On the 7th, Ghazni officials said that at least twenty traffic accidents during the Eid holidays had killed two and wounded 24 people. Public health officials said earlier that month that the number of people injured in traffic incidents in 2018 was twelve times higher than those wounded in terrorist attacks.

Rights

On the 9th, officials issued an arrest warrant for the former head of the nation’s football federation, Keramuddin Keram, on criminal charges of sexually abusing female soccer players. A day earlier FIFA had banned him from the sport for life and imposed a penalty of 1,000,000 Swiss francs ($1.01 million) on him. Keram, a former warlord, had not been arrested by the end of June.

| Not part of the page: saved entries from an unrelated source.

# yozoyugen/HAKAI-fem

Measured on AMD Instinct MI355X. Metric: M element-updates/sec (hex8, 8 Gauss pts) at 1/2/4/8 MI355X; % HBM roofline, higher is better.
Workload: dtype f64

## Files before the change

### hakai-fem_amd/csrc/hakai_capi.cpp

```cpp
#include <hip/hip_runtime.h>

#include <algorithm>
#include <cmath>
#include <cstdarg>
#include <cstdio>
#include <cstdlib>
#include <cstring>
#include <map>
#include <memory>
#include <string>
#include <vector>

#include "../../include/hakai_hip.h"
#include "hakai_conn_plan.hpp"
#include "hakai_elem_history.hpp"
#include "hakai_history.hpp"
#include "hakai_internal.hpp"
#include "hakai_kernels.hpp"
#include "hakai_loads.hpp"
#include "hakai_mass_scale.hpp"
#include "hakai_stable_dt.hpp"

using hk::DevMat;

namespace {
thread_local std::string g_err;
}

namespace hkc {

int fail(int code, const char* fmt, ...) {
    char buf[1024];
    va_list ap;
    va_start(ap, fmt);
    vsnprintf(buf, sizeof buf, fmt, ap);
    va_end(ap);
    g_err = buf;
    return code;
}

int hip_fail(hipError_t e, const char* what) {
    return fail(HAKAI_ERR_DEVICE, "%s: %s", what, hipGetErrorString(e));
}

}

using hkc::DevBuf;
using hkc::fail;
using hkc::hip_fail;
using hkc::QSrc;

namespace hkc {

static void free_model(hakai_ctx* c) {
    contact_destroy(c);
    loads_destroy(c);
    for (DevBuf<double>* b : {&c->d_coord, &c->d_u[0], &c->d_u[1], &c->d_mass, &c->d_stress, &c->d_strain, &c->d_eqps,
                              &c->d_yield, &c->d_triax, &c->d_fe, &c->d_qbuf})
        b->free();
    for (DevBuf<int>* b : {&c->d_conn, &c->d_flag, &c->d_mat, &c->d_inc_ptr, &c->d_inc, &c->d_inc_row, &c->d_inc8,
                           &c->d_del_step})
        b->free();
    c->d_mats.free();
    c->d_conn_rec.free();
    c->conn_P = 0;
    own_free(c);
    c->model_ok = false;
    c->state_ok = false;
}

int build_devmat(const hakai_material_t& in, DevMat& o) {
    std::memset(&o, 0, sizeof o);
    const double young = in.young, poisson = in.poisson;
    const double d1 = (1.0 - poisson), d2 = poisson, d3 = (1.0 - 2.0 * poisson) / 2.0;
    const double cc = young / (1.0 + poisson) / (1.0 - 2.0 * poisson);
    o.Dn = cc * d1;
    o.Do = cc * d2;
    o.Ds = cc * d3;
    o.G = young / 2. / (1.0 + poisson);
    o.density = in.density;
    if (in.n_plastic < 0 || in.n_plastic > hk::kMaxPlastic)
        return fail(HAKAI_ERR_ARG, "material: %d plastic rows (max %d)", in.n_plastic, hk::kMaxPlastic);
    if (in.n_ductile < 0 || in.n_ductile > hk::kMaxDuctile)
        return fail(HAKAI_ERR_ARG, "material: %d ductile rows (max %d)", in.n_ductile, hk::kMaxDuctile);
    if (in.n_plastic == 1)
        return fail(HAKAI_ERR_MODEL,
                    "material: a single *Plastic row gives an empty Hd; the reference raises BoundsError "
                    "(v2/HAKAI_j.jl:1267)");
    o.npp = in.n_plastic;
    o.nd = in.n_ductile;
    o.yield0 = in.n_plastic > 0 ? in.plastic[0] : 0.0;
    for (int r = 0; r < in.n_plastic; ++r) o.pl_eps[r] = in.plastic[2 * r + 1];
    for (int r = 0; r + 1 < in.n_plastic; ++r)
        o.Hd[r] = (in.plastic[2 * (r + 1)] - in.plastic[2 * r]) / (in.plastic[2 * (r + 1) + 1] - in.plastic[2 * r + 1]);
    for (int r = 0; r < in.n_ductile; ++r) {
        o.du_eps[r] = in.ductile[3 * r + 0];
        o.du_tri[r] = in.ductile[3 * r + 1];
    }
    double lo = 0.0, hi = 0.0;
    for (int r = 0; r < in.n_ductile; ++r) {
        lo = r == 0 ? o.du_eps[r] : std::min(lo, o.du_eps[r]);
        hi = r == 0 ? o.du_eps[r] : std::max(hi, o.du_eps[r]);
    }
    o.du_floor = in.n_ductile > 0 ? lo - (std::fabs(hi) + std::fabs(lo)) * 0x1p-40 : 0.0;
    if (!(o.du_floor == o.du_floor)) o.du_floor = -HUGE_VAL;
    o.du_skip = o.du_floor > 0.0 ? o.du_floor - o.du_floor * 0x1p-40 : -HUGE_VAL;
    return 0;
}

void pusai_table(double out[192]) {
    static const double delta[8][3] = {{-1.0, -1.0, -1.0}, {1.0, -1.0, -1.0}, {1.0, 1.0, -1.0}, {-1.0, 1.0, -1.0},
                                       {-1.0, -1.0, 1.0},  {1.0, -1.0, 1.0},  {1.0, 1.0, 1.0},  {-1.0, 1.0, 1.0}};
    const double g = 1.0 / std::sqrt(3.0);
    for (int k = 0; k < 8; ++k) {
        const double gzai = (k & 4) ? g : -g, eta = (k & 2) ? g : -g, tueta = (k & 1) ? g : -g;
        for (int i = 0; i < 8; ++i) {
            out[24 * k + i] = 1.0 / 8.0 * delta[i][0] * (1.0 + eta * delta[i][1]) * (1.0 + tueta * delta[i][2]);
            out[24 * k + 8 + i] = 1.0 / 8.0 * delta[i][1] * (1.0 + gzai * delta[i][0]) * (1.0 + tueta * delta[i][2]);
            out[24 * k + 16 + i] = 1.0 / 8.0 * delta[i][2] * (1.0 + gzai * delta[i][0]) * (1.0 + eta * delta[i][1]);
        }
    }
}

hipStream_t ctx_stream(hakai_ctx* c) { return c->stream; }
int ctx_device(hakai_ctx* c) { return c->device; }

}

static void prof_harvest(hakai_ctx* c) {
    if (c->ev_pending.empty()) return;
    (void)hipEventSynchronize(c->ev_pending.back().b);
    for (auto& p : c->ev_pending) {
        float ms = 0.f;
        if (hipEventElapsedTime(&ms, p.a, p.b) == hipSuccess) {
            c->k_ms[p.kernel] += ms;
            c->k_n[p.kernel] += 1;
        }
        c->ev_pool.push_back(p.a);
        c->ev_pool.push_back(p.b);
    }
    c->ev_pending.clear();
}

static hipEvent_t prof_event(hakai_ctx* c) {
    if (c->ev_pool.empty()) {
        if (c->ev_pending.size() >= 2048) prof_harvest(c);
        if (c->ev_pool.empty()) {
            hipEvent_t e;
            (void)hipEventCreate(&e);
            return e;
        }
    }
    hipEvent_t e = c->ev_pool.back();
    c->ev_pool.pop_back();
    return e;
}

namespace hkc {
void prof_begin(hakai_ctx* c, int kernel, EventPair* p) {
    p->kernel = -1;
    if (!c->prof || !((c->prof_mask >> kernel) & 1u)) return;
    p->kernel = kernel;
    p->a = prof_event(c);
    p->b = prof_event(c);
    (void)hipEventRecord(p->a, c->stream);
}
void prof_end(hakai_ctx* c, EventPair* p) {
    if (!c->prof || p->kernel < 0) return;
    (void)hipEventRecord(p->b, c->stream);
    c->ev_pending.push_back(*p);
}
}


namespace hkc {

hk::ElemArgs elem_args(const hakai_ctx* c, int cur) {
    hk::ElemArgs ea;
    std::memset(&ea, 0, sizeof ea);
    ea.coord = c->d_coord;
    ea.u = c->d_u[cur];
    ea.u_pre = c->d_u[1 - cur];
    ea.conn = c->d_conn;
    ea.flag = c->d_flag;
    ea.mat = c->d_mat;
    ea.mat_stride = c->nmat == 1 ? 0u : 4u;
    ea.mats = c->d_mats;
    ea.stress = c->d_stress;
    ea.strain = c->d_strain;
    for (int q = 0; q < 6; ++q) {
        ea.sc[q] = c->d_stress + q * c->ld;
        ea.ec[q] = c->d_strain + q * c->ld;
    }
    ea.eqps = c->d_eqps;
    ea.yield = c->d_yield;
    ea.triax = c->d_triax;
    ea.fe = c->d_fe;
    ea.vol = nullptr;
    ea.nE = c->nE;
    ea.nEp = c->nEp;
    ea.ld = c->ld;
    ea.del_step = c->d_del_step;
    ea.step_i = 0;
    ea.any_plastic = c->any_plastic ? 1 : 0;
    ea.pipe_blocks = pipe_grid(c) > 0 ? c->pipe_blocks : 0;
    ea.gp_nt = c->gp_nt;
    ea.nmat = c->nmat;
    ea.exact = c->elem_exact;
    ea.pusai = c->d_pusai;
    ea.poison = c->d_poison;
    return ea;
}

hk::NodalArgs nodal_args(const hakai_ctx* c, double d_time) {
    hk::NodalArgs na;
    na.u = c->d_u[c->sv.cur];
    na.u_pre_out = c->d_u[1 - c->sv.cur];
    na.mass = c->d_mass;
    na.inc_ptr = c->d_inc_ptr;
    na.inc = c->d_inc;
    na.inc8 = c->d_inc8;
    na.fe = c->d_fe;
    na.qbuf = c->sv.q == QSrc::Buf ? c->d_qbuf : nullptr;
    na.fext = nullptr;
    na.nN = c->nN;
    na.dt = d_time;
    na.bc_of_node = nullptr;
    const OwnSums o = c->sv.q == QSrc::Own ? own_sums(c) : OwnSums{nullptr, nullptr, nullptr, nullptr};
    na.own_q = o.q;
    na.own_rp = o.rp;
    na.own_rows = o.rows;
    na.own_ridx = o.ridx;
    na.poison = c->d_poison;
    return na;
}

hk::BCArgs bc_args(const hakai_ctx* c, double t, double d_time) {
    hk::BCArgs ba;
    ba.dof = c->bc.d_dof;
    ba.grp = c->bc.d_grp;
    ba.val = c->bc.d_val;
    ba.n = c->bc.n;
    ba.amp_n = c->bc.d_amp_n;
    ba.amp_off = c->bc.d_amp_off;
    ba.amp_t = c->bc.d_amp_t;
    ba.amp_v = c->bc.d_amp_v;
    ba.out = c->d_u[1 - c->sv.cur];
    ba.ct = t * d_time;
    ba.t_rd = c->gr.trd;
    ba.dt = d_time;
    ba.poison = c->d_poison;
    return ba;
}

}

static int fe_download_qe(hakai_ctx* c, double* Qe) {
    HIPCHK(hipMemcpyAsync(Qe, c->d_fe, 24 * (size_t)c->nE * sizeof(double), hipMemcpyDeviceToHost, c->stream));
    HIPCHK(hipStreamSynchronize(c->stream));
    return 0;
}

static int fe_upload_qe(hakai_ctx* c, const double* Qe) {
    HIPCHK(hipMemcpyAsync(c->d_fe, Qe, 24 * (size_t)c->nE * sizeof(double), hipMemcpyHostToDevice, c->stream));
    HIPCHK(hipStreamSynchronize(c->stream));
    return 0;
}

static int fe_upload_incidence(hakai_ctx* c) {
    std::vector<int> inc(c->h_inc0.size());
    for (size_t j = 0; j < inc.size(); ++j) inc[j] = 24 * (c->h_inc0[j] >> 3) + 3 * (c->h_inc0[j] & 7);
    if (!inc.empty())
        HIPCHK(hipMemcpyAsync(c->d_inc, inc.data(), inc.size() * sizeof(int), hipMemcpyHostToDevice, c->stream));
    if (c->d_inc8) {
        std::vector<int> inc8(8 * (size_t)c->nN, (int)(24 * c->nEp));
        for (long long n = 0; n < c->nN; ++n)
            for (int j = c->h_ptr[n]; j < c->h_ptr[n + 1]; ++j) inc8[8 * n + (j - c->h_ptr[n])] = inc[j];
        HIPCHK(hipMemcpyAsync(c->d_inc8, inc8.data(), inc8.size() * sizeof(int), hipMemcpyHostToDevice, c->stream));
    }
    HIPCHK(hipStreamSynchronize(c->stream));
    return 0;
}

extern "C" {

int hakai_abi_version(void) { return HAKAI_ABI_VERSION; }
const char* hakai_last_error(void) { return g_err.c_str(); }

int hakai_device_count(int* n) {
    if (!n) return fail(HAKAI_ERR_ARG, "null");
    int cnt = 0;
    if (hipGetDeviceCount(&cnt) != hipSuccess) cnt = 0;
    *n = cnt;
    return 0;
}
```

On the 24th, the Taliban said they would target anyone associated with media outlets unless they stopped broadcasting “government propaganda” against the insurgents. The Taliban allowed media outlets a week to cease such statements.

People & Culture

CNN published the story of 13-year-old Mangal Karim to show the "bacha posh" culture, a Dari term that translates "dressed as a boy". Mangal had been called Madina, one of seven daughters chosen by her parents to live as a boy. In Afghanistan's deeply patriarchal society, sons are greatly valued over daughters - to the point where a family is deemed "incomplete" without a boy, says Nadia Hashimi, an Afghan-American paediatrician and author of the best-selling 2014 bacha posh novel "The Pearl That Broke Its Shell."

Kunduz hosted a watermelon eating competition on the 19th, in a bid to promote the province's agricultural produce. Rahmatullah Quchqarzada, a 22-year-old second-year economics student, won the men's competition by devouring eight watermelons in 30 minutes. “I have never eaten this much watermelon in my life,” Mr. Quchqarzada said. “But people were cheering me on. And I didn’t want to dishonour my father’s name.” His father is a government clerk.

Team Afghanistan, the only non-Commonwealth country in the Cricket World Cup held in England and Wales, lost all its matches. However they came very close to beating India and Pakistan, former world champions.

 

This report is developed based on media reports. Although BAAG has taken necessary precautions to include only credible sources, it does not take responsibility for incorrect content.